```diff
@@ -172,17 +239,11 @@
     }
     if (!LAST) {
       __syncthreads();
-      const float *vn = vb + nxt * H4_V_FLOATS + v_off;
+      const float *vn = vb + nxt * VFL + v_off;
       const float *tn = rawb + cur * H4_RAW_FLOATS + t_src;
 #pragma unroll
       for (int i = 0; i < H4_VRING; i++)
-        if (i != 8 % H4_VRING) {
-#pragma unroll
-          for (int j = 0; j < 4; j++) {
-            vq[i][j][0] = vn[(4 * i + j) * H4_VP];
-            vq[i][j][1] = vn[(4 * i + j) * H4_VP + 64];
-          }
-        }
+        if (i != 8 % H4_VRING) v_fill(i, vn, i);
       if (tf) {
 #pragma unroll
         for (int rr = 0; rr < 3; rr++) {
@@ -193,11 +254,7 @@
       fence();
       mm(8);
       fence();
-#pragma unroll
-      for (int j = 0; j < 4; j++) {
-        vq[8 % H4_VRING][j][0] = vn[(4 * (8 % H4_VRING) + j) * H4_VP];
-        vq[8 % H4_VRING][j][1] = vn[(4 * (8 % H4_VRING) + j) * H4_VP + 64];
-      }
+      v_fill(8 % H4_VRING, vn, 8 % H4_VRING);
       fence();
     } else {
       mm(8);
@@ -228,12 +285,7 @@
   if (tf) transform(0, 0);
   __syncthreads();
 #pragma unroll
-  for (int i = 0; i < H4_VRING; i++)
-#pragma unroll
-    for (int j = 0; j < 4; j++) {
-      vq[i][j][0] = vb[v_off + (4 * i + j) * H4_VP];
-      vq[i][j][1] = vb[v_off + (4 * i + j) * H4_VP + 64];
-    }
+  for (int i = 0; i < H4_VRING; i++) v_fill(i, vb + v_off, i);
   if (tf) {
 #pragma unroll
     for (int rr = 0; rr < 3; rr++) {
@@ -294,10 +346,17 @@
   if ((((uintptr_t)in) & 15) || (((uintptr_t)u_packed) & 15) || (((uintptr_t)out) & 15) || (((uintptr_t)bias) & 15)) return PCP_ERR_ARG;
   p.in = in; p.u = u_packed; p.bias = bias; p.out = out;
   const bool wide = pcp_option(PCP_OPT_WINO4C_NW, 4) == 8 && d->cout_pad % 128 == 0;
+  const long long vform = pcp_option(PCP_OPT_WINO4C_VFORM, 0);
+  if (vform != 0 && vform != 1 && vform != 2) return PCP_ERR_ARG;
+  const bool paired = (vform == 0 ? H4_VFORM_RULE : vform) == 2;
   const long long blocks = (long long)p.n_spatial * (d->cout_pad / (wide ? 128 : 64));
   if (blocks <= 0 || blocks > 0x7fffffffLL) return PCP_ERR_ARG;
-  if (wide) hipLaunchKernelGGL(k_wino4c<8>, dim3((unsigned)blocks), dim3(512), 0, (hipStream_t)stream_, p);
-  else hipLaunchKernelGGL(k_wino4c<4>, dim3((unsigned)blocks), dim3(256), 0, (hipStream_t)stream_, p);
+  const dim3 grid((unsigned)blocks);
+  hipStream_t st = (hipStream_t)stream_;
+  if (wide && paired) hipLaunchKernelGGL((k_wino4c<8, 2>), grid, dim3(512), 0, st, p);
+  else if (wide) hipLaunchKernelGGL((k_wino4c<8, 1>), grid, dim3(512), 0, st, p);
+  else if (paired) hipLaunchKernelGGL((k_wino4c<4, 2>), grid, dim3(256), 0, st, p);
+  else hipLaunchKernelGGL((k_wino4c<4, 1>), grid, dim3(256), 0, st, p);
   PCP_CHECK_LAUNCH();
   return PCP_OK;
 }
diff --git a/practical-collab-perception_amd/pcp_amd/lib.py b/practical-collab-perception_amd/pcp_amd/lib.py
--- a/practical-collab-perception_amd/pcp_amd/lib.py
+++ b/practical-collab-perception_amd/pcp_amd/lib.py
@@ -389,9 +389,10 @@
 })
 
 OPTIONS = {'pfn_crowd': 0, 'pfn_crowd_blocks': 1, 'pfn_wps': 2, 'wino4c_nw': 3, 'mp_th16_min': 4, 'mp_diag': 5, 'vox_aggregate': 6,
-           'conv_s2_form': 7, 'gts_paste_form': 8}
+           'conv_s2_form': 7, 'gts_paste_form': 8, 'wino4c_vform': 9}
 _OPTION_ENV = {'PCP_PFN_CROWD': 'pfn_crowd', 'PCP_PFN_CROWD_BLOCKS': 'pfn_crowd_blocks', 'PCP_PFN_WPS': 'pfn_wps', 'PCP_WINO4C_NW': 'wino4c_nw',
-               'PCP_MP_TH16_MIN': 'mp_th16_min', 'PCP_MP_DIAG': 'mp_diag', 'PCP_VOX_AGGREGATE': 'vox_aggregate', 'PCP_CONV_S2_FORM': 'conv_s2_form', 'PCP_GTS_PASTE_FORM': 'gts_paste_form'}
+               'PCP_MP_TH16_MIN': 'mp_th16_min', 'PCP_MP_DIAG': 'mp_diag', 'PCP_VOX_AGGREGATE': 'vox_aggregate', 'PCP_CONV_S2_FORM': 'conv_s2_form', 'PCP_GTS_PASTE_FORM': 'gts_paste_form',
+               'PCP_WINO4C_VFORM': 'wino4c_vform'}
 
 _LIB = None
 
```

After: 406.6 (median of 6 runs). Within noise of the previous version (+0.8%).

____

*Work order:* Every line of the data is to be retyped without alteration.

*Output below:*
```diff
@@ -172,17 +239,11 @@
     }
     if (!LAST) {
       __syncthreads();
-      const float *vn = vb + nxt * H4_V_FLOATS + v_off;
+      const float *vn = vb + nxt * VFL + v_off;
       const float *tn = rawb + cur * H4_RAW_FLOATS + t_src;
 #pragma unroll
       for (int i = 0; i < H4_VRING; i++)
-        if (i != 8 % H4_VRING) {
-#pragma unroll
-          for (int j = 0; j < 4; j++) {
-            vq[i][j][0] = vn[(4 * i + j) * H4_VP];
-            vq[i][j][1] = vn[(4 * i + j) * H4_VP + 64];
-          }
-        }
+        if (i != 8 % H4_VRING) v_fill(i, vn, i);
       if (tf) {
 #pragma unroll
         for (int rr = 0; rr < 3; rr++) {
@@ -193,11 +254,7 @@
       fence();
       mm(8);
       fence();
-#pragma unroll
-      for (int j = 0; j < 4; j++) {
-        vq[8 % H4_VRING][j][0] = vn[(4 * (8 % H4_VRING) + j) * H4_VP];
-        vq[8 % H4_VRING][j][1] = vn[(4 * (8 % H4_VRING) + j) * H4_VP + 64];
-      }
+      v_fill(8 % H4_VRING, vn, 8 % H4_VRING);
       fence();
     } else {
       mm(8);
@@ -228,12 +285,7 @@
   if (tf) transform(0, 0);
   __syncthreads();
 #pragma unroll
-  for (int i = 0; i < H4_VRING; i++)
-#pragma unroll
-    for (int j = 0; j < 4; j++) {
-      vq[i][j][0] = vb[v_off + (4 * i + j) * H4_VP];
-      vq[i][j][1] = vb[v_off + (4 * i + j) * H4_VP + 64];
-    }
+  for (int i = 0; i < H4_VRING; i++) v_fill(i, vb + v_off, i);
   if (tf) {
 #pragma unroll
     for (int rr = 0; rr < 3; rr++) {
@@ -294,10 +346,17 @@
   if ((((uintptr_t)in) & 15) || (((uintptr_t)u_packed) & 15) || (((uintptr_t)out) & 15) || (((uintptr_t)bias) & 15)) return PCP_ERR_ARG;
   p.in = in; p.u = u_packed; p.bias = bias; p.out = out;
   const bool wide = pcp_option(PCP_OPT_WINO4C_NW, 4) == 8 && d->cout_pad % 128 == 0;
+  const long long vform = pcp_option(PCP_OPT_WINO4C_VFORM, 0);
+  if (vform != 0 && vform != 1 && vform != 2) return PCP_ERR_ARG;
+  const bool paired = (vform == 0 ? H4_VFORM_RULE : vform) == 2;
   const long long blocks = (long long)p.n_spatial * (d->cout_pad / (wide ? 128 : 64));
   if (blocks <= 0 || blocks > 0x7fffffffLL) return PCP_ERR_ARG;
-  if (wide) hipLaunchKernelGGL(k_wino4c<8>, dim3((unsigned)blocks), dim3(512), 0, (hipStream_t)stream_, p);
-  else hipLaunchKernelGGL(k_wino4c<4>, dim3((unsigned)blocks), dim3(256), 0, (hipStream_t)stream_, p);
+  const dim3 grid((unsigned)blocks);
+  hipStream_t st = (hipStream_t)stream_;
+  if (wide && paired) hipLaunchKernelGGL((k_wino4c<8, 2>), grid, dim3(512), 0, st, p);
+  else if (wide) hipLaunchKernelGGL((k_wino4c<8, 1>), grid, dim3(512), 0, st, p);
+  else if (paired) hipLaunchKernelGGL((k_wino4c<4, 2>), grid, dim3(256), 0, st, p);
+  else hipLaunchKernelGGL((k_wino4c<4, 1>), grid, dim3(256), 0, st, p);
   PCP_CHECK_LAUNCH();
   return PCP_OK;
 }
diff --git a/practical-collab-perception_amd/pcp_amd/lib.py b/practical-collab-perception_amd/pcp_amd/lib.py
--- a/practical-collab-perception_amd/pcp_amd/lib.py
+++ b/practical-collab-perception_amd/pcp_amd/lib.py
@@ -389,9 +389,10 @@
 })
 
 OPTIONS = {'pfn_crowd': 0, 'pfn_crowd_blocks': 1, 'pfn_wps': 2, 'wino4c_nw': 3, 'mp_th16_min': 4, 'mp_diag': 5, 'vox_aggregate': 6,
-           'conv_s2_form': 7, 'gts_paste_form': 8}
+           'conv_s2_form': 7, 'gts_paste_form': 8, 'wino4c_vform': 9}
 _OPTION_ENV = {'PCP_PFN_CROWD': 'pfn_crowd', 'PCP_PFN_CROWD_BLOCKS': 'pfn_crowd_blocks', 'PCP_PFN_WPS': 'pfn_wps', 'PCP_WINO4C_NW': 'wino4c_nw',
-               'PCP_MP_TH16_MIN': 'mp_th16_min', 'PCP_MP_DIAG': 'mp_diag', 'PCP_VOX_AGGREGATE': 'vox_aggregate', 'PCP_CONV_S2_FORM': 'conv_s2_form', 'PCP_GTS_PASTE_FORM': 'gts_paste_form'}
+               'PCP_MP_TH16_MIN': 'mp_th16_min', 'PCP_MP_DIAG': 'mp_diag', 'PCP_VOX_AGGREGATE': 'vox_aggregate', 'PCP_CONV_S2_FORM': 'conv_s2_form', 'PCP_GTS_PASTE_FORM': 'gts_paste_form',
+               'PCP_WINO4C_VFORM': 'wino4c_vform'}
 
 _LIB = None
 
```

After: 406.6 (median of 6 runs). Within noise of the previous version (+0.8%).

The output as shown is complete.